BEGIN

## Compact quadtree LDS layout with 16-bit bounds and indices, dynamic pyramid sizing

Shrinks the quadtree kernel's shared-memory footprint. Node bounds are packed into uint2 with 16-bit coordinates, per-node rank and position arrays become uint16, and the separate ord array is removed by computing child counts during ranking. The fixed static pyramid array is moved into dynamic LDS sized per launch, and the node-spill threshold and thread and wide-mode heuristics are recomputed. This allows more levels to keep nodes in LDS and raises occupancy, at the cost of 16-bit overflow limits and added pack/unpack arithmetic.

```diff
diff --git a/include/pgorb.h b/include/pgorb.h
--- a/include/pgorb.h
+++ b/include/pgorb.h
@@ -459,7 +459,8 @@
 int  pgorb_debug_sincos_checksum(uint32_t first_bits, uint32_t count, int nblocks, unsigned long long* out);
 
 enum { PGORB_ARENA_STAGE_A = 0, PGORB_ARENA_PINNED = 1, PGORB_ARENA_SCRATCH = 2, PGORB_ARENA_STAGE_OUT = 3, PGORB_ARENA_XDESC = 4,
-       PGORB_ARENA_OUT_BLOCK = 5, PGORB_ARENA_VOCAB = 6, PGORB_ARENA_PLAN_PYR = 7, PGORB_ARENA_PLAN_TABLES = 8 };
+       PGORB_ARENA_OUT_BLOCK = 5, PGORB_ARENA_VOCAB = 6, PGORB_ARENA_PLAN_PYR = 7, PGORB_ARENA_PLAN_TABLES = 8,
+       PGORB_ARENA_PLAN_NODES = 9 };
 int  pgorb_debug_arena(const pgorb_ctx* ctx, int which, const void** ptr, int64_t* bytes);
 int  pgorb_debug_host_graph(const pgorb_ctx* ctx, int* last_call, int* plan_epoch);
 
diff --git a/pilotguru_amd/csrc/extract.hip b/pilotguru_amd/csrc/extract.hip
--- a/pilotguru_amd/csrc/extract.hip
+++ b/pilotguru_amd/csrc/extract.hip
@@ -416,7 +416,7 @@
 {
     if (!c || !ptr || !bytes) return PGORB_E_ARG;
     if (which == PGORB_ARENA_PINNED) { *ptr = c->pinned; *bytes = (int64_t)c->pinnedBytes; return 0; }
-    const Arena* all[] = {&c->stageA, nullptr, &c->stageSfi, &c->stageOut, &c->xdesc, &c->outBlk, &c->vocab, &c->pyr, &c->tables};
+    const Arena* all[] = {&c->stageA, nullptr, &c->stageSfi, &c->stageOut, &c->xdesc, &c->outBlk, &c->vocab, &c->pyr, &c->tables, &c->nodes};
     if (which < 0 || which >= (int)(sizeof(all) / sizeof(all[0]))) return PGORB_E_ARG;
     *ptr = all[which]->p; *bytes = (int64_t)all[which]->bytes;
     return 0;
diff --git a/pilotguru_amd/csrc/pgorb_internal.h b/pilotguru_amd/csrc/pgorb_internal.h
--- a/pilotguru_amd/csrc/pgorb_internal.h
+++ b/pilotguru_amd/csrc/pgorb_internal.h
@@ -117,6 +117,17 @@
     while (D > 0 && qt_pyr_off(nIni, D + 1) > QT_PYR_CAP) D--;
     return D;
 }
+__host__ __device__ __forceinline__ int qt_node_ints(int nodeCap) { return 19 * nodeCap + nodeCap / 2 + 2; }
+__host__ __device__ __forceinline__ int qt_node_area_ints(int nodeCap, int cells, int w, int h, bool hbmNodes)
+{
+    const int tab = 2 * ((w - 2 * PG_EDGE) + (h - 2 * PG_EDGE));
+    int a = tab > cells + 1 ? tab : cells + 1;
+    if (!hbmNodes) {
+        a = a > qt_node_ints(nodeCap) ? a : qt_node_ints(nodeCap);
+        a = a > 8 * nodeCap + cells + 1 ? a : 8 * nodeCap + cells + 1;
+    }
+    return a;
+}
 #if defined(__HIP_DEVICE_COMPILE__)
 #define PG_FDIV_RN(a, b) __fdiv_rn(a, b)
 #define PG_FMUL_RN(a, b) __fmul_rn(a, b)
diff --git a/pilotguru_amd/csrc/plan.hip b/pilotguru_amd/csrc/plan.hip
--- a/pilotguru_amd/csrc/plan.hip
+++ b/pilotguru_amd/csrc/plan.hip
@@ -246,11 +246,10 @@
         A.cellCandFrame += align_up((size_t)V.cellCap * V.nCols * V.nRows, 64);
         V.selOff = (int64_t)A.selFrame; A.selFrame += V.selCap;
         V.nodeOff = -1;
-        const size_t qtAux = std::max((size_t)3072, (size_t)g[0].nCols * g[0].nRows + 1);
-        const size_t qtTab = (size_t)2 * ((g[0].w - 2 * PG_EDGE) + (g[0].h - 2 * PG_EDGE));
-        if (std::max((size_t)V.nodeCap * 28, qtTab) * sizeof(int) + qtAux * sizeof(int) + 17 * 1024 > 160 * 1024) {
+        const size_t qtArea = (size_t)qt_node_area_ints(V.nodeCap, g[0].nCols * g[0].nRows, g[0].w, g[0].h, false);
+        if ((qtArea + 3072 + QT_PYR_CAP) * sizeof(int) + 1024 > 160 * 1024) {
             V.nodeOff = (int64_t)A.nodeFrame;
-            A.nodeFrame += align_up((size_t)V.nodeCap * 30, 64);
+            A.nodeFrame += align_up((size_t)qt_node_ints(V.nodeCap), 64);
         }
         V.scale = c->mvScaleFactor[l];
         V.patchSize = (float)(int)(31 * c->mvScaleFactor[l]);
diff --git a/pilotguru_amd/csrc/quadtree.hip b/pilotguru_amd/csrc/quadtree.hip
--- a/pilotguru_amd/csrc/quadtree.hip
+++ b/pilotguru_amd/csrc/quadtree.hip
@@ -5,6 +5,7 @@
 #define QT_SH (__builtin_ctz(blockDim.x))
 #define QT_W (QT_T >> 6)
 #define QT_POS_MASK 0x0FFFFFFFu
+#define QT_NONE 0xFFFFu
 
 #ifndef QT_HU
 #define QT_HU 4
@@ -23,12 +24,14 @@
     return v;
 }
 
-__device__ int qt_scan_excl(int* a, int n, int* sh)
+template <class T>
+__device__ int qt_scan_excl(T* a, int n, int* sh)
 {
     const int tid = threadIdx.x, lane = tid & 63, wv = tid >> 6;
     const int per = (n + QT_T - 1) >> QT_SH;
     const int b = tid * per, e = min(b + per, n);
     int sum = 0;
+#pragma nounroll
     for (int i = b; i < e; i++) sum += a[i];
     const int incl = qt_wave_incl_scan(sum);
     if (lane == 63) sh[wv] = incl;
@@ -41,7 +44,8 @@
     }
     __syncthreads();
     int run = sh[wv] + incl - sum;
-    for (int i = b; i < e; i++) { const int v = a[i]; a[i] = run; run += v; }
+#pragma nounroll
+    for (int i = b; i < e; i++) { const int v = a[i]; a[i] = sizeof(T) == 2 ? (T)min(run, 0xFFFF) : (T)run; run += v; }
     const int total = sh[QT_W];
     __syncthreads();
     return total;
@@ -76,6 +80,9 @@
         atomicAdd(&ctr[target], 1);
     }
 }
+
+__device__ __forceinline__ uint2 qt_pack_bounds(int x0, int y0, int x1, int y1) { return make_uint2((uint32_t)x0 | ((uint32_t)x1 << 16), (uint32_t)y0 | ((uint32_t)y1 << 16)); }
+__device__ __forceinline__ int4 qt_unpack_bounds(const uint2 b) { return make_int4((int)(b.x & 0xFFFFu), (int)(b.y & 0xFFFFu), (int)(b.x >> 16), (int)(b.y >> 16)); }
 
 __device__ __forceinline__ int qt_quadrant(const int4 b, uint32_t cv)
 {
@@ -115,7 +122,9 @@
 __device__ __forceinline__ int qt_build_keys(const int32_t* __restrict__ cc, const uint32_t* __restrict__ slots, int ncells, int cellCap,
                                              int* cellOff, int* sh, uint2* keys, float hX, int nIni, int regionH, int D)
 {
-    const int tid = threadIdx.x;
+    int tid = threadIdx.x;
+    asm volatile("" : "+v"(tid));
+#pragma nounroll
     for (int i = tid; i < ncells; i += QT_T) cellOff[i] = min(cc[i], cellCap);
     __syncthreads();
     const int ncand = qt_scan_excl(cellOff, ncells, sh);
@@ -123,6 +132,7 @@
     __syncthreads();
     int steps = 0;
     while ((1 << steps) < ncells) steps++;
+#pragma nounroll
     for (int b0 = 0; b0 < ncand; b0 += QT_HU * QT_T) {
         int lo[QT_HU], hi[QT_HU];
 #pragma unroll
@@ -155,11 +165,12 @@
 }
 
 template <bool BIG, int WIDE>
-__global__ __launch_bounds__((WIDE == 1 || WIDE == 3) ? 512 : QT_TMAX, WIDE == 3 ? 6 : (WIDE ? 4 : 8)) void k_quadtree(const PgPlan P, int level0, int leafOffInts, int split)
+__global__ __launch_bounds__((WIDE == 1 || WIDE == 3) ? 512 : QT_TMAX, WIDE == 3 ? 6 : (WIDE ? 4 : 8)) void k_quadtree(const PgPlan P, int level0, int areaOffInts, int leafOffInts, int split)
 {
     __shared__ int sh[3 * (QT_TMAX / 64) + 8];
-    __shared__ int pyr[QT_PYR_CAP];
     extern __shared__ __attribute__((aligned(16))) int qt_lds[];
+    int* pyr = qt_lds;
+    int* area = qt_lds + areaOffInts;
     const int tid = threadIdx.x;
     const int l = level0 + blockIdx.y, frame = blockIdx.x;
     const PgLevel& L = P.lvl[l];
@@ -167,25 +178,24 @@
     uint2* keys = reinterpret_cast<uint2*>(P.cand) + ((int64_t)frame * P.candFrame + L.candOff);
     if (BIG != (L.nodeOff >= 0)) return;
     const int NC = L.nodeCap;
-    int* nodeBase = BIG ? P.nodeScratch + (int64_t)frame * P.nodeFrame + L.nodeOff : qt_lds;
-    int4* bndA = reinterpret_cast<int4*>(nodeBase);
-    int4* bndB = bndA + NC;
+    int* nodeBase = BIG ? P.nodeScratch + (int64_t)frame * P.nodeFrame + L.nodeOff : area;
+    uint2* bndA = reinterpret_cast<uint2*>(nodeBase);
+    uint2* bndB = bndA + NC;
     int* cntA = reinterpret_cast<int*>(bndB + NC);
     int* cntB = cntA + NC;
     int* pidA = cntB + NC;
     int* pidB = pidA + NC;
     int* cnt4 = pidB + NC;
     int* cnt4n = cnt4 + 4 * NC;
-    int* newpos4 = cnt4n + 4 * NC;
-    int* tailpos = newpos4 + 4 * NC;
-    int* rnk = tailpos + NC;
-    int* ord = rnk + NC;
-    int* cinc = ord + NC;
-    int* tmp = newpos4;
-    int* ecnt = newpos4 + NC;
+    uint16_t* newpos4 = reinterpret_cast<uint16_t*>(nodeBase + 16 * NC);
+    uint16_t* tailpos = newpos4 + 4 * NC;
+    uint16_t* rnk = tailpos + NC;
+    uint16_t* cinc = rnk + NC;
+    int* tmp = reinterpret_cast<int*>(newpos4);
+    int* ecnt = tmp + NC;
     unsigned long long* best = reinterpret_cast<unsigned long long*>(newpos4);
     uint32_t* leafBest = reinterpret_cast<uint32_t*>(qt_lds + leafOffInts);
-    int* cellOff = qt_lds + leafOffInts;
+    int* cellOff = BIG ? area : area + 8 * NC;
 
     const int N = L.quota;
     const int regionH = L.h - 2 * PG_EDGE;
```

END

Look for the word "float" throughout the material above and copy every line that has it.

         V.patchSize = (float)(int)(31 * c->mvScaleFactor[l]);
                                              int* cellOff, int* sh, uint2* keys, float hX, int nIni, int regionH, int D)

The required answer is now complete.